Yes I am sure I discussed the measured particles. And I never discussed the calorimeters - the third bullet point mentions them because the electromagnetic showers just happen to be in the part called electromagnetic calorimeter.
Vanadium 50 said:
One could have built the ATLAS calorimeter in 1990.
Was money the only difference? ATLAS electromagnetic calorimeter has (design) of about ##\sigma/E = 10\%/\sqrt E \oplus 0.6\%##, significantly better than 18%.
Also, where does the number for the hadronic calorimeter come from? The TDR expects 60%/sqrt(E) sampling term.

I wonder how the 40 MHz (low granularity, I know) readout would have worked.

Vanadium 50 said:
ZEUS is compensating, and ATLAS is not
I know.
 
  • #10
mfb said:
Also, where does the number for the hadronic calorimeter come from?

Electron test beam. That tells you for sure what the calorimeter is capable of as an instrument.

mfb said:
Was money the only difference?

That was part of it, sure, but I think constructability was at least as important. The "natural" HCal for ATLAS would have been LAr, like the endcap. The barrel, however, is huge, and so would need an even larger cryostat. If it could be built at all it would have to be built at CERN, and CERN had a lot on their plate. The TileCal, however, could be built in pieces around the world, and only the final assembly would need to be done at CERN.
 
  • #11
Vanadium 50 said:
Electron test beam. That tells you for sure what the calorimeter is capable of as an instrument.
Ah, so 18%/sqrt(E) are for the hadronic calorimeter with electromagnetic showers. That sounds more realistic.
 

Related to Hadronic Calorimeter Granularity

1. What is a Hadronic Calorimeter Granularity?

A Hadronic Calorimeter Granularity refers to the size of the individual cells or sampling units within a hadronic calorimeter. These cells are responsible for measuring the energy of hadronic particles, such as protons and neutrons, as they pass through the calorimeter.

2. Why is granularity important in a Hadronic Calorimeter?

The granularity of a Hadronic Calorimeter is important because it determines the level of precision and accuracy in measuring the energy of particles. A smaller granularity allows for a more precise measurement of the energy of individual particles, while a larger granularity may result in a loss of energy resolution.
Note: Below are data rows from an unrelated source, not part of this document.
@@ -1092,6 +1075,137 @@
         for (int r = 0; r < 16; ++r) x[T][r] *= f;
     }
 }
+
+__device__ __forceinline__ bool tail_graph_at(const TailArgs& a, unsigned& g, unsigned stride, int& n0, int& n1) {
+    const __attribute__((address_space(4))) int* gp = (const __attribute__((address_space(4))) int*)a.graph_ptr;
+    for (; g < a.n_graphs; g += stride) {
+        n0 = gp[g];
+        n1 = gp[g + 1];
+        if (n1 > n0) return true;
+    }
+    return false;
+}
+
+__device__ __forceinline__ void tail_vars_issue(const TailArgs& a, int n0, int n1, float* xvl, int tid) {
+#pragma unroll
+    for (int i = 0; i < 4; ++i) {
+        const int e = tid + 256 * i, row = e >> 3, f = e & 7;
+        const float* g = a.vars + (size_t)n0 * a.nv + (unsigned)(min(row, n1 - n0 - 1) * a.nv + min(f, a.nv - 1));
+        __builtin_amdgcn_global_load_lds((const __attribute__((address_space(1))) void*)g, (__attribute__((address_space(3))) void*)(xvl + e), 4, 0, 0);
+    }
+}
+
+template <bool GATED>
+__device__ __forceinline__ void tail_prologue_request(const TailArgs& a, int n0, int n1, float* lds, float* rowbuf, float* xvl, int tid) {
+    tail_rows_issue(a.h, a.agg[GATED ? 1 : 0], n0, n1, 0, rowbuf, tid);
+    wstage_dma(a.w3s[GATED ? 1 : 0], lds, tid);
+    tail_vars_issue(a, n0, n1, xvl, tid);
+    __builtin_amdgcn_sched_barrier(0);
+}
+template <bool GATED>
+__device__ __forceinline__ float tail_bias_element(const TailArgs& a, int tid) {
+    const int k = GATED ? 1 - (tid >> 7) : 0;
+    return a.b3[k][tid & 127] * tail_sc3(a.scales[k]);
+}
+__device__ __forceinline__ void tail_bias_read(const float* staged, int hh, f32x16 (&z)[4][1]) {
+#pragma unroll
+    for (int T = 0; T < 4; ++T)
+#pragma unroll
+        for (int q = 0; q < 4; ++q) {
+            const f32x4 bv = *reinterpret_cast<const f32x4*>(staged + 32 * T + 8 * q + 4 * hh);
+#pragma unroll
+            for (int m = 0; m < 4; ++m) z[T][0][4 * q + m] = bv[m];
+        }
+}
+
+__device__ __forceinline__ void tail_requests_landed() { asm volatile("s_waitcnt vmcnt(0)" ::: "memory"); }
+
+__device__ __forceinline__ int tail_tid_again(int wave_s) {
+    int l;
+    asm volatile("v_mbcnt_lo_u32_b32 %0, -1, 0\n\tv_mbcnt_hi_u32_b32 %0, -1, %0" : "=v"(l));
+    return wave_s * 64 + (l & 63);
+}
+
+__device__ __forceinline__ float tail_swish_minus(float y, float h, bool fused) {
+#if MSMP_PRECISE_ACT
+    return swishf(y) - h;
+#else
+    const float rc = __builtin_amdgcn_rcpf(1.0f + __builtin_amdgcn_exp2f(y * -1.44269504088896340736f));
+    if (fused) return __builtin_fmaf(y, rc, -h);
+    {
+#pragma clang fp contract(off)
+        const float t = y * rc;
+        return t - h;
+    }
+#endif
+}
+
+template <bool GATED>
+__device__ __forceinline__ void tail_end(const TailArgs& a, int n0, int n1, bool more, f32x16 (&y)[4], f32x16 (&tau)[4], float* part, float* tot,
+                                         int wave_s PROF_ARGS) {
+    const int tid = tail_tid_again(wave_s), lane = tid & 63, wave = tid >> 6, c = lane & 31, hh = lane >> 5;
+    const int cnt = n1 - n0;
+    const float* const hg = a.h + (size_t)n0 * H;
+    float* const og = a.out + (size_t)n0 * H;
+    const unsigned base = (unsigned)((wave * 32 + 4 * hh) * H + 4 * c);
+    const int lim = cnt - wave * 32 - 4 * hh;
+    const bool full = wave * 32 + 32 <= cnt;
+    const bool need_h = GATED || a.mode != MSMP_LAYER_LIN;
+    const float bias_el = more ? tail_bias_element<GATED>(a, tid) : 0.f;
+    f32x4 hx[16];
+    if (need_h) {
+        if (full) {
+#pragma unroll
+            for (int r = 0; r < 16; ++r) hx[r] = *reinterpret_cast<const f32x4*>(hg + (base + (unsigned)(((r & 3) + 8 * (r >> 2)) * H)));
+        } else {
+#pragma unroll
+            for (int r = 0; r < 16; ++r) {
+                const int row = (r & 3) + 8 * (r >> 2);
+                hx[r] = row < lim ? *reinterpret_cast<const f32x4*>(hg + (base + (unsigned)(row * H))) : f32x4{0.f, 0.f, 0.f, 0.f};
+            }
+        }
+    }
+    float unit = uniform_ro(a.scales[0], 7) * (1.0f / TAIL_ACT_SCALE);
+    if (!GATED && a.mode != MSMP_LAYER_LIN) {
+#pragma unroll
+        for (int T = 0; T < 4; ++T)
+#pragma unroll
+            for (int r = 0; r < 16; ++r) y[T][r] = hx[r][T] + swishf(y[T][r] * unit);
+        unit = 1.0f;
+    }
+    tile_t_instance_norm(y, wave, cnt, unit, a.eps, part, tot, tid, c, hh, a.status);
+    if (need_h) {
+        float mx = 0.f;
+#pragma unroll
+        for (int r = 0; r < 16; ++r) mx = fmaxf(fmaxf(fmaxf(fabsf(hx[r][0]), fabsf(hx[r][1])), fmaxf(fabsf(hx[r][2]), fabsf(hx[r][3]))), mx);
+        if (mx > NODE_RANGE) status_raise(a.status, MSMP_STATUS_NODE_SATURATED);
+    }
+    PROF_MARK(3);
+    if (GATED) {
+#pragma unroll
+        for (int T = 0; T < 4; ++T) {
+#pragma unroll
+            for (int r = 0; r < 16; ++r) y[T][r] = fmaf(tau[T][r], tail_swish_minus(y[T][r], hx[r][T], r != 15), hx[r][T]);
+            asm volatile("" : "+v"(y[T]));
+        }
+    }
+    if (more) {
+        part[tid] = bias_el;
+        tail_requests_landed();
+    }
+    if (full) {
+#pragma unroll
+        for (int r = 0; r < 16; ++r)
+            *reinterpret_cast<f32x4*>(og + (base + (unsigned)(((r & 3) + 8 * (r >> 2)) * H))) = f32x4{y[0][r], y[1][r], y[2][r], y[3][r]};
+    } else {
+#pragma unroll
+        for (int r = 0; r < 16; ++r) {
+            const int row = (r & 3) + 8 * (r >> 2);
+            if (row < lim) *reinterpret_cast<f32x4*>(og + (base + (unsigned)(row * H))) = f32x4{y[0][r], y[1][r], y[2][r], y[3][r]};
+        }
+    }
+}
+
 
 template <bool GATED>
 __global__ __launch_bounds__(256, 2) void node_tail_split_kernel(TailArgs a) {
@@ -1101,135 +1215,108 @@
     float* const part = rowbuf + 2 * ROWBUF_FLOATS;
     float* const tot = part + 8 * H;
     float* const xvl = tot + H;
-    const int tid = threadIdx.x, lane = tid & 63, wave = tid >> 6;
-    const int c = lane & 31, hh = lane >> 5;
-    const int n0 = a.graph_ptr[blockIdx.x], n1 = a.graph_ptr[blockIdx.x + 1];
-    const int cnt = n1 - n0;
-    if (cnt <= 0) return;
+    unsigned g = blockIdx.x;
+    int n0, n1;
+    if (!tail_graph_at(a, g, gridDim.x, n0, n1)) return;
 
     PROF_DECL
-#pragma unroll
-    for (int i = 0; i < 4; ++i) {
-        const int e = tid + 256 * i, row = e >> 3, f = e & 7;
-        const float v = a.vars[(size_t)min(n0 + row, n1 - 1) * a.nv + min(f, a.nv - 1)];
-        xvl[e] = v * (row < cnt && f < a.nv ? 1.0f : 0.f);
-    }
-    const int myrow = wave * 32 + c;
-    f32x16 tau[4], y[4];
-    f32x16 z[4][1];
-    half8 wvf[2][4], bx[2];
-    if (GATED) {
-        f32x16 zg[4][1];
-        tail_rows_issue(a.h, a.agg[1], n0, n1, 0, rowbuf, tid);
-        wstage_dma(a.w3s[1], lds, tid);
-        tail_bias_load(a.b3[1], hh, zg);
-        tail_bias_load(a.b3[0], hh, z);
-        tail_bias_pin(zg);
-        tail_bias_pin(z);
-        tail_bias_scale(zg, tail_sc3(a.scales[1]));
-        tail_bias_scale(z, tail_sc3(a.scales[0]));
-        __syncthreads();
-        PROF_MARK(5);
-        half8 bhi[1][2], blo[1][2];
-#pragma unroll
-        for (int s = 0; s < 8; ++s) {
-            const int ch = s >> 1;
-            if (!(s & 1)) {
-                tail_rows_issue(a.h, a.agg[1], n0, n1, ch + 1, rowbuf + ((ch + 1) & 1) * ROWBUF_FLOATS, tid);
-                wstage_dma(a.w3s[0] + (size_t)ch * SPLIT_CHUNK_FLOATS, lds + SPLIT_CHUNK_FLOATS, tid);
-                __builtin_amdgcn_sched_barrier(0);
-                tail_chunk_frags(rowbuf + (ch & 1) * ROWBUF_FLOATS, myrow, hh, bhi, blo);
-                PROF_MARK(6);
-                mma_chunk_split<1>(lds, lane, bhi, blo, zg);
-            } else {
-                wstage_dma(a.w3s[1] + (size_t)(ch + 1) * SPLIT_CHUNK_FLOATS, lds, tid);
-                __builtin_amdgcn_sched_barrier(0);
-                PROF_MARK(6);
-                mma_chunk_split<1>(lds + SPLIT_CHUNK_FLOATS, lane, bhi, blo, z);
-            }
-            PROF_MARK(7);
+#if MSMP_PROF
+    unsigned long long prof_graphs = 0;
+#endif
+    const int wave_s = __builtin_amdgcn_readfirstlane(threadIdx.x >> 6) & 3;
+    {
+        const int tid = threadIdx.x;
+        tail_prologue_request<GATED>(a, n0, n1, lds, rowbuf, xvl, tid);
+        part[tid] = tail_bias_element<GATED>(a, tid);
+        tail_requests_landed();
+    }
+    for (;;) {
+        int zero_v = 0;
+        asm volatile("" : "+v"(zero_v));
+        const int zero = __builtin_amdgcn_readfirstlane(zero_v);
+        const float* const w3s[2] = {a.w3s[0] + zero, a.w3s[1] + zero};
+        const float* const w4t[2] = {a.w4t[0] + zero, a.w4t[1] + zero};
+        const int tid = tail_tid_again(wave_s);
+        const int lane = tid & 63, wave = tid >> 6;
+        const int c = lane & 31, hh = lane >> 5;
+        const int cnt = n1 - n0;
+        const int myrow = wave * 32 + c;
+        unsigned gn = g + gridDim.x;
+        int nn0 = 0, nn1 = 0;
+        const bool more = tail_graph_at(a, gn, gridDim.x, nn0, nn1);
+        auto next_prologue = [&] { if (more) tail_prologue_request<GATED>(a, nn0, nn1, lds, rowbuf, xvl, tail_tid_again(wave_s)); };
+        f32x16 tau[4], y[4];
+        f32x16 z[4][1];
+        half8 wvf[2][4], bx[2];
+        tail_lds_barrier();
+        if (GATED) {
+            f32x16 zg[4][1];
+            tail_bias_read(part, hh, zg);
+            tail_bias_read(part + H, hh, z);
+            PROF_MARK(5);
+            half8 bhi[1][2], blo[1][2];
+#pragma unroll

3. How is the granularity of a Hadronic Calorimeter determined?

The granularity of a Hadronic Calorimeter is determined by the size and number of cells or sampling units within the detector. This is often optimized through simulations and experimental studies to find the optimal balance between resolution and cost.

4. What are some factors that can affect the granularity of a Hadronic Calorimeter?

The granularity of a Hadronic Calorimeter can be affected by various factors, such as the type of particle being measured, the energy range of the particles, and the desired energy resolution. Other factors may include the size and shape of the detector and the material used to construct it.

5. How does the granularity of a Hadronic Calorimeter impact particle detection?

The granularity of a Hadronic Calorimeter plays a crucial role in particle detection. A smaller granularity allows for the identification and measurement of individual particles, while a larger granularity may result in overlapping and inaccurate measurements. This can impact the overall performance and accuracy of the calorimeter in detecting and measuring particles.